As you enter the Supreme Court courtroom, the two huge oak doors have the Ten Commandments engraved on each lower portion of each door.
http://www.nvnews.net/vbulletin/attachment.php?attachmentid=9167
DID YOU KNOW?
As you sit inside the courtroom, you can see the wall,
right above where the Supreme Court judges sit,
a display of the Ten Commandments!
http://www.nvnews.net/vbulletin/attachment.php?attachmentid=9168
Yonkers
12-12-04, 10:57 PM
DID YOU KNOW?
http://www.nvnews.net/vbulletin/attachment.php?attachmentid=9175
There are Bible verses etched in stone all over the Federal Buildings and Monuments in Washington, D.C.
DID YOU KNOW?
http://www.nvnews.net/vbulletin/attachment.php?attachmentid=9170
James Madison, the fourth president, known as "The Father of Our Constitution" made the following statement:
"We have staked the whole of all our political institutions upon the capacity of mankind for self-government, upon the capacity of each and all of us to govern ourselves, to control ourselves, to sustain ourselves according to the Ten Commandments of God."
DID YOU KNOW?
http://www.nvnews.net/vbulletin/attachment.php?attachmentid=9171
Patrick Henry, that patriot and Founding Father of our country said:
"It cannot be emphasized too strongly or too often that this great nation was founded not by religionists but by Christians, not on religions but on the Gospel of Jesus Christ".
DID YOU KNOW?
Every session of Congress begins with a prayer by a paid preacher, whose salary has been paid by the taxpayer since 1777.
DID YOU KNOW?
http://www.nvnews.net/vbulletin/attachment.php?attachmentid=9173
Fifty-two of the 55 founders of the Constitution were members of the established orthodox churches in the colonies.
DID YOU KNOW?
http://www.nvnews.net/vbulletin/attachment.php?attachmentid=9174
Thomas Jefferson worried that the Courts would overstep their authority and instead of interpreting the law would begin making law . an oligarchy ...
the rule of few over many.
Yonkers
12-12-04, 11:03 PM
DID YOU KNOW?
The very first Supreme Court Justice, John Jay, said:
http://www.nvnews.net/vbulletin/attachment.php?attachmentid=9176
"Americans should select and prefer Christians as their rulers."
http://www.nvnews.net/vbulletin/attachment.php?attachmentid=9177
How, then, have we gotten to the point that everything we have done for 220 years in this country is now suddenly wrong and unconstitutional?
It is said that 86% of Americans believe in God.
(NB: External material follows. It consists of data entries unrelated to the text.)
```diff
+__global__ void __launch_bounds__(256) m2d_wgrad_k4_reduce_kernel(const float* __restrict__ slab, float* __restrict__ dw,
+                                                                    float* __restrict__ dbias, int nr, int Cin, int Cout, int ncg) {
+  using Cfg = Wk4Tile;
+  __shared__ wk4_f32x4 sh[8][32];
+  const int g = blockIdx.x, ng = gridDim.x;
+  const int rg = g / ncg, cg = g - rg * ncg;
+  const size_t pf = Cfg::part_floats();
+  const int tid = threadIdx.x;
+  if (blockIdx.y == Cfg::TILE4 / 32) {
+    if (!dbias || cg != 0) return;
+    const int m = tid & 63, jj = tid >> 6;
+    const float* src = slab + (size_t)g * pf + (size_t)Cfg::TILE4 * 4 + m;
+    float* shb = reinterpret_cast<float*>(sh);
+#pragma unroll
+    for (int h = 0; h < 2; ++h) {
+      float c = 0.f;
+      for (int z = jj + 4 * h; z < nr; z += 8) c += src[(size_t)z * ng * pf];
+      shb[(jj + 4 * h) * 64 + m] = c;
+    }
+    __syncthreads();
+    const int co = rg * Cfg::ROWS + m;
+    if (jj == 0 && co < Cout)
+      dbias[co] = ((shb[m] + shb[64 + m]) + (shb[128 + m] + shb[192 + m])) + ((shb[256 + m] + shb[320 + m]) + (shb[384 + m] + shb[448 + m]));
+    return;
+  }
+  const int ul = tid & 31, j = tid >> 5;
+  const int u = blockIdx.y * 32 + ul;
+  wk4_f32x4 c = {0.f, 0.f, 0.f, 0.f};
+  const wk4_f32x4* src = reinterpret_cast<const wk4_f32x4*>(slab + (size_t)g * pf) + u;
+  const size_t stride4 = (size_t)ng * pf / 4;
+#pragma unroll 4
+  for (int z = j; z < nr; z += 8) c += src[(size_t)z * stride4];
+  sh[j][ul] = c;
+  __syncthreads();
+  if (j > 0) return;
+  const wk4_f32x4 s = ((sh[0][ul] + sh[1][ul]) + (sh[2][ul] + sh[3][ul])) + ((sh[4][ul] + sh[5][ul]) + (sh[6][ul] + sh[7][ul]));
+  const int lane = u & 63, tq = u >> 6, q = tq & 3, tt = tq >> 2;
+  const int rb = tt / Cfg::KS, t = tt - rb * Cfg::KS;
+  const int ci = cg * 32 + (lane & 31);
+#pragma unroll
+  for (int i = 0; i < 4; ++i) {
+    const int co = rg * Cfg::ROWS + rb * 32 + i + 8 * q + 4 * (lane >> 5);
+    if (co < Cout) dw[((size_t)co * Cin + ci) * Cfg::KS + t] = s[i];
+  }
+}
+
+int m2d_wgrad_k4_applicable(int B, int Cin, int L, int Cout, int ks, int stride, int pad, int with_bias) {
+  const char* e = getenv("M2D_WGRAD_K4");
+  if (e && e[0] == '0') return 0;
+  if (ks != Wk4Tile::KS || stride != 4 || pad != 11 || B <= 0 || Cin <= 0 || Cout <= 0 || L <= 0) return 0;
+  if (L % 4 != 0 || Cin % 32 != 0 || Cout % 32 != 0) return 0;
+  if ((long long)B * Cin * L >= (1LL << 29) || (long long)B * Cout * (L / 4) >= (1LL << 29)) return 0;
+  return wk4_plan(B, Cin, L, Cout, with_bias, nullptr);
+}
+
+extern "C" int m2d_debug_wgrad_k4_runs(int B, int Cin, int L, int Cout, int with_bias) {
+  Wk4Plan q;
+  if (!m2d_wgrad_k4_applicable(B, Cin, L, Cout, Wk4Tile::KS, 4, 11, with_bias) || !wk4_plan(B, Cin, L, Cout, with_bias, &q)) return 0;
+  return q.nr;
+}
+
+size_t m2d_wgrad_k4_ws_bytes(int B, int Cin, int L, int Cout, int with_bias) {
+  Wk4Plan q;
+  if (!wk4_plan(B, Cin, L, Cout, with_bias, &q)) return 0;
+  return (size_t)q.nr * q.ncg * q.nrg * Wk4Tile::part_floats() * sizeof(float) + 256;
+}
+
+int m2d_wgrad_k4_launch(const M2dWgradK4& p, void* ws, size_t ws_bytes, hipStream_t stream, const char* what) {
+  using Cfg = Wk4Tile;
+  const int with_bias = p.dbias ? 1 : 0;
+  Wk4Plan q;
+  if (!m2d_wgrad_k4_applicable(p.B, p.Cin, p.L, p.Cout, Cfg::KS, 4, 11, with_bias) || !wk4_plan(p.B, p.Cin, p.L, p.Cout, with_bias, &q))
+    M2D_FAIL(M2D_ERR_ARG, "%s: not a shape of the k25 / stride-4 kernel", what);
+  const size_t need = m2d_wgrad_k4_ws_bytes(p.B, p.Cin, p.L, p.Cout, with_bias);
+  if (!ws || ws_bytes < need) M2D_FAIL(M2D_ERR_WORKSPACE, "%s: workspace too small (%zu < %zu)", what, ws_bytes, need);
+  if (((uintptr_t)p.x | (uintptr_t)p.dy | (uintptr_t)p.dy_mask) & 15) M2D_FAIL(M2D_ERR_ARG, "%s: the k25 / stride-4 kernel needs 16-byte aligned tensors", what);
+  float* slab = reinterpret_cast<float*>(((uintptr_t)ws + 255) & ~(uintptr_t)255);
+  const int Lout = p.L / 4;
+  const int ncols = p.Cin * Cfg::KS + with_bias;
+  const double flops = 2.0 * p.Cout * (double)p.B * Lout * ncols;
+  M2dProfScope prof(M2D_FAM_GEMM, stream, flops, 0.0, what, p.Cout, ncols, p.B * Lout);
+  const size_t lds = Wk4Cfg<60>::lds_bytes();
+  const int groups = q.ncg * q.nrg;
+  auto go = [&](auto kern) -> int {
+    static bool attr_set = false;
+    if (!attr_set) {
+      if (hipFuncSetAttribute(reinterpret_cast<const void*>(kern), hipFuncAttributeMaxDynamicSharedMemorySize, 160 * 1024) != hipSuccess)
+        M2D_FAIL(M2D_ERR_HIP, "%s: cannot raise the dynamic LDS limit", what);
+      attr_set = true;
+    }
+    hipLaunchKernelGGL(kern, dim3(groups, q.nr), dim3(512), lds, stream, p, slab, q.cpw, q.nck, q.ncg);
+    return M2D_OK;
+  };
+  const int rc = p.dy_mask ? go(m2d_wgrad_k4_kernel<60, true>) : go(m2d_wgrad_k4_kernel<60, false>);
+  if (rc) return rc;
+  M2D_CHECK_LAUNCH(what);
+  hipLaunchKernelGGL(m2d_wgrad_k4_reduce_kernel, dim3(groups, Cfg::TILE4 / 32 + 1), dim3(256), 0, stream, slab, p.dw, p.dbias, q.nr,
+                     p.Cin, p.Cout, q.ncg);
+  M2D_CHECK_LAUNCH(what);
+  return M2D_OK;
+}
```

Therefore, it is very hard to understand why there is such a mess about having the Ten Commandments on display or "In God We Trust" on our money and having God in the Pledge of Allegiance. Why don't we just tell the other 14% to Sit Down and SHUT UP!!!
Because they don't want to move to some other country. So, their only recourse is to whine and spit while playing revisionist (ignorant is more like it) historian. That's the best I can make of it. Truth be told, though, most probably do know but choose to dismiss it for the sake of convenience.
In short, one either subscribes to moral relativism or not. Two very applicable quotes on this are:
In his September 19, 1796 Farewell Address to the nation, George Washington stated: "Of all the dispositions and habits which lead to political prosperity, Religion and Morality are indispensable supports. In vain would that man claim the tribute of Patriotism, who should labor to subvert these great Pillars."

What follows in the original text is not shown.